> _YOUR GOAL_
How many lines in these entries contain the string "adds"? Reply with the number alone.

*** AVAILABLE RECORDS ***

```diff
 __global__ __launch_bounds__(256) void k_msm_combine(uint4* __restrict__ raw, const MsmSegInfo* __restrict__ seginfo, const uint32_t* __restrict__ counters,
-                                                     uint32_t pass, uint32_t task_cap, MsmL9Consts K) {
+                                                     const uint32_t* __restrict__ lists, uint32_t pass, uint32_t task_cap, uint32_t list_cap, MsmL9Consts K) {
   if (counters[1]) return;
-  if ((1u << pass) >= counters[2]) return;
-  const uint32_t total = counters[0] < task_cap ? counters[0] : task_cap;
+  const uint32_t cap = list_cap >> pass;
+  const uint32_t count = counters[MSM_FOLD_COUNTS + pass] < cap ? counters[MSM_FOLD_COUNTS + pass] : cap;
+  if (count == 0) return;
+  const uint32_t* list = lists + msm_fold_list_off(list_cap, pass);
   const uint32_t stride = gridDim.x * blockDim.x;
-  for (uint32_t t = blockIdx.x * blockDim.x + threadIdx.x; t < total; t += stride) {
+  for (uint32_t i = blockIdx.x * blockDim.x + threadIdx.x; i < count; i += stride) {
+    const uint32_t t = list[i];
+    if (t >= task_cap) continue;
     const MsmSegInfo si = seginfo[t];
-    const uint32_t len = (si.len + (1u << pass) - 1) >> pass, half = (len + 1) >> 1;
-    if (len <= 1 || si.idx + half >= len) continue;
+    uint32_t half;
+    if (!msm_fold_pair(si.idx, si.len, pass, &half)) continue;
     AccL9 a, b;
     bool a_id, b_id;
     ld_raw_l9(raw + (size_t)t * (MSM_RAW_WORDS / 4), a, a_id);
@@ -636,6 +725,17 @@
   return 11;
 }
 
+struct MsmFoldPlanView {
+  const void* buf = nullptr;
+  size_t bytes = 0;
+  const uint32_t* counters = nullptr;
+  const uint32_t* lists = nullptr;
+  const MsmSegInfo* seginfo = nullptr;
+  uint32_t seg_cap = 0, list_cap = 0;
+  int device = -1;
+};
+static MsmFoldPlanView g_fold_plan_view;
+
 int msm_batch_dev(const vdb_srs* srs, int basis, const u256* scalars_dev, size_t n_cols, size_t n, Affine* out_dev, const uint8_t* skip_mask = nullptr,
                   const Affine* add_points = nullptr, bool defer_tail = false, const ColSrc* srcs = nullptr, uint32_t n_blind = 0) {
   Context& cx = ctx();
@@ -652,8 +752,8 @@
   while (lcap < MSM_LCAP_MAX && (n_cols * n) / lcap >= ((size_t)1 << 19)) lcap <<= 1;
   const size_t range_cap_col = (ent_cap + lcap - 1) / lcap;
   const size_t seg_cap_col = B + range_cap_col;
-  size_t per_col = ent_cap * 4 + range_cap_col * sizeof(MsmRange) + seg_cap_col * (sizeof(MsmSegInfo) + MSM_RAW_WORDS * 4) + MSM_RAW_WORDS * 4 + 2 * (B + 1) * 4 +
-                   n * 12;
+  size_t per_col = ent_cap * 4 + range_cap_col * (sizeof(MsmRange) + 2 * 4) + seg_cap_col * (sizeof(MsmSegInfo) + MSM_RAW_WORDS * 4) + MSM_RAW_WORDS * 4 +
+                   2 * (B + 1) * 4 + n * 12;
   static const bool two_phase_on = !(getenv("VDB_MSM_TWO_PHASE") && getenv("VDB_MSM_TWO_PHASE")[0] == '0');
   uint32_t idx_bits = 1;
   while (((uint64_t)1 << idx_bits) < (uint64_t)W * srs->n) idx_bits++;
@@ -682,13 +782,22 @@
   uint4* sums = (uint4*)((uint8_t*)raw + nb * seg_cap_col * MSM_RAW_WORDS * 4);
   MsmRange* ranges = (MsmRange*)((uint8_t*)sums + nb * MSM_RAW_WORDS * 4);
   MsmSegInfo* seginfo = (MsmSegInfo*)((uint8_t*)ranges + nb * range_cap_col * sizeof(MsmRange));
-  uint32_t* seg_off = (uint32_t*)((uint8_t*)seginfo + nb * seg_cap_col * sizeof(MsmSegInfo));
+  uint32_t* fold_lists = (uint32_t*)((uint8_t*)seginfo + nb * seg_cap_col * sizeof(MsmSegInfo));
+  uint32_t* seg_off = fold_lists + 2 * nb * range_cap_col;
   uint32_t* bucket_off = seg_off + nb * (B + 1);
   uint32_t* counters = bucket_off + nb * (B + 1);
-  unsigned long long* recs = (unsigned long long*)(((uintptr_t)(counters + 64) + 7) & ~(uintptr_t)7);
+  unsigned long long* recs = (unsigned long long*)(((uintptr_t)(counters + MSM_COUNTER_WORDS) + 7) & ~(uintptr_t)7);
   uint32_t* longq = (uint32_t*)(recs + nb * n);
   const uint32_t seg_cap = (uint32_t)(nb * seg_cap_col), range_cap = (uint32_t)(nb * range_cap_col);
   size_t lds = (3 * (size_t)B + 32) * sizeof(uint32_t);
+  g_fold_plan_view.buf = buf;
+  g_fold_plan_view.bytes = nb * per_col + 512;
+  g_fold_plan_view.counters = counters;
+  g_fold_plan_view.lists = fold_lists;
+  g_fold_plan_view.seginfo = seginfo;
+  g_fold_plan_view.seg_cap = seg_cap;
+  g_fold_plan_view.list_cap = range_cap;
+  g_fold_plan_view.device = cx.device;
   MsmL9Consts l9k;
   l9_offset_limbs<FqParams>(2, l9k.c2);
   l9_offset_limbs<FqParams>(8, l9k.c8);
@@ -698,10 +807,10 @@
   for (size_t c0 = 0; c0 < n_cols; c0 += nb) {
     size_t nc = n_cols - c0 < nb ? n_cols - c0 : nb;
     if (c0 == 0) {
-      VDB_HIP(hipMemsetAsync(counters, 0, 4 * sizeof(uint32_t), cx.stream));
+      VDB_HIP(hipMemsetAsync(counters, 0, MSM_COUNTER_WORDS * sizeof(uint32_t), cx.stream));
     } else {
       VDB_HIP(hipMemsetAsync(counters, 0, sizeof(uint32_t), cx.stream));
-      VDB_HIP(hipMemsetAsync(counters + 2, 0, 2 * sizeof(uint32_t), cx.stream));
+      VDB_HIP(hipMemsetAsync(counters + 2, 0, (MSM_COUNTER_WORDS - 2) * sizeof(uint32_t), cx.stream));
     }
     {
       VDB_PROF("k_msm_sort");
@@ -731,11 +840,16 @@
       ts = cx.aux;
     }
     {
+      VDB_PROF_ON("k_msm_fold_plan", ts);
+      hipLaunchKernelGGL(k_msm_fold_plan, dim3((unsigned)(cx.cu_count * 8)), dim3(MSM_PLAN_THREADS), 0, ts, seginfo, counters, fold_lists, seg_cap, range_cap);
+    }
+    VDB_LAUNCH_CHECK();
+    {
       uint32_t max_nt = (uint32_t)range_cap_col + 1, passes = 0;
       while ((1u << passes) < max_nt) passes++;
       for (uint32_t ps = 0; ps < passes; ps++) {
         VDB_PROF_ON("k_msm_combine", ts);
-        hipLaunchKernelGGL(k_msm_combine, dim3((unsigned)(cx.cu_count * 8)), dim3(256), 0, ts, raw, seginfo, counters, ps, seg_cap, l9k);
+        hipLaunchKernelGGL(k_msm_combine, dim3((unsigned)(cx.cu_count * 8)), dim3(256), 0, ts, raw, seginfo, counters, fold_lists, ps, seg_cap, range_cap, l9k);
       }
       VDB_LAUNCH_CHECK();
     }
@@ -943,6 +1057,38 @@
   VDB_HIP(hipStreamSynchronize(cx.stream));
   return VDB_OK;
 }
+int vdb_msm_fold_rule(uint32_t idx, uint32_t len, uint32_t pass, uint32_t* adds, uint32_t* half) {
+  VDB_ARG(adds && half && len >= 1 && idx < len, "bad argument");
+  *half = 0;
+  *adds = msm_fold_pair(idx, len, pass, half) ? 1u : 0u;
+  return VDB_OK;
+}
+int vdb_msm_fold_plan_last(uint32_t pass, uint32_t* list_out, size_t list_room, uint32_t* count_out, uint32_t* seginfo_out, size_t seg_room,
+                           uint32_t* segments_out) {
+  VDB_REQUIRE_INIT();
+  VDB_ARG(count_out && segments_out && pass < MSM_FOLD_MAX_PASSES, "bad argument");
+  Context& cx = ctx();
+  const MsmFoldPlanView& v = g_fold_plan_view;
+  VDB_ARG(!cx.msm_pending, "msm: a deferred batch has not been collected (vdb_msm_batch_end)");
+  VDB_ARG(v.buf && v.device == cx.device && v.buf == cx.scratch[2] && cx.scratch_bytes[2] >= v.bytes, "no MSM work space of this device holds a folding plan");
+  VDB_HIP(hipStreamSynchronize(cx.aux));
+  VDB_HIP(hipStreamSynchronize(cx.stream));
+  uint32_t h[MSM_COUNTER_WORDS];
+  VDB_HIP(hipMemcpy(h, v.counters, sizeof(h), hipMemcpyDeviceToHost));
+  const uint32_t segments = h[0] < v.seg_cap ? h[0] : v.seg_cap, cap = v.list_cap >> pass;
+  const uint32_t count = h[MSM_FOLD_COUNTS + pass] < cap ? h[MSM_FOLD_COUNTS + pass] : cap;
+  *count_out = count;
+  *segments_out = segments;
+  if (list_out) {
+    VDB_ARG(list_room >= count, "list_out is too small");
+    if (count) VDB_HIP(hipMemcpy(list_out, v.lists + msm_fold_list_off(v.list_cap, pass), (size_t)count * 4, hipMemcpyDeviceToHost));
+  }
+  if (seginfo_out) {
+    VDB_ARG(seg_room >= segments, "seginfo_out is too small");
+    if (segments) VDB_HIP(hipMemcpy(seginfo_out, v.seginfo, (size_t)segments * sizeof(MsmSegInfo), hipMemcpyDeviceToHost));
+  }
+  return VDB_OK;
+}
 int vdb_msm_batch_masked_dev_begin(const vdb_srs* srs, int basis, const vdb_fr* scalars_dev, size_t n_cols, size_t n, const uint8_t* skip_mask_dev,
                                    const vdb_g1* const_points_dev) {
   VDB_REQUIRE_INIT();
diff --git a/halo2_vectordb_amd/csrc/msm_fold.hpp b/halo2_vectordb_amd/csrc/msm_fold.hpp
--- /dev/null
+++ b/halo2_vectordb_amd/csrc/msm_fold.hpp
@@ -0,0 +1,14 @@
+#pragma once
+#include <hip/hip_runtime.h>
+#include <stdint.h>
+
+namespace vdb {
+
+__host__ __device__ inline bool msm_fold_pair(uint32_t idx, uint32_t len, uint32_t pass, uint32_t* half) {
+  if (pass >= 31) return false;
+  const uint32_t len_p = (len + (1u << pass) - 1) >> pass;
+  *half = (len_p + 1) >> 1;
+  return len_p > 1 && idx < (len_p >> 1);
+}
+
+}
diff --git a/include/vdb.h b/include/vdb.h
--- a/include/vdb.h
+++ b/include/vdb.h
@@ -251,6 +251,9 @@
 int vdb_msm_batch_end(vdb_g1 *out_host, size_t n_cols);
 int vdb_msm_count_entries_dev(const vdb_srs *srs, const vdb_fr *scalars_dev, size_t n_cols, size_t n, const uint8_t *skip_mask_dev,
                               uint64_t *counts_out);
+int vdb_msm_fold_rule(uint32_t idx, uint32_t len, uint32_t pass, uint32_t *adds, uint32_t *half);
+int vdb_msm_fold_plan_last(uint32_t pass, uint32_t *list_out, size_t list_room, uint32_t *count_out, uint32_t *seginfo_out, size_t seg_room,
+                           uint32_t *segments_out);
 int vdb_msm_batch_masked_dev(const vdb_srs *srs, int basis, const vdb_fr *scalars_dev, size_t n_cols, size_t n, const uint8_t *skip_mask_dev,
                              const vdb_g1 *const_points_dev, vdb_g1 *out_host);
 
```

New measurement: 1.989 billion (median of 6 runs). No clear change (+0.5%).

*** End of AVAILABLE RECORDS ***

> _THE ANSWER_
4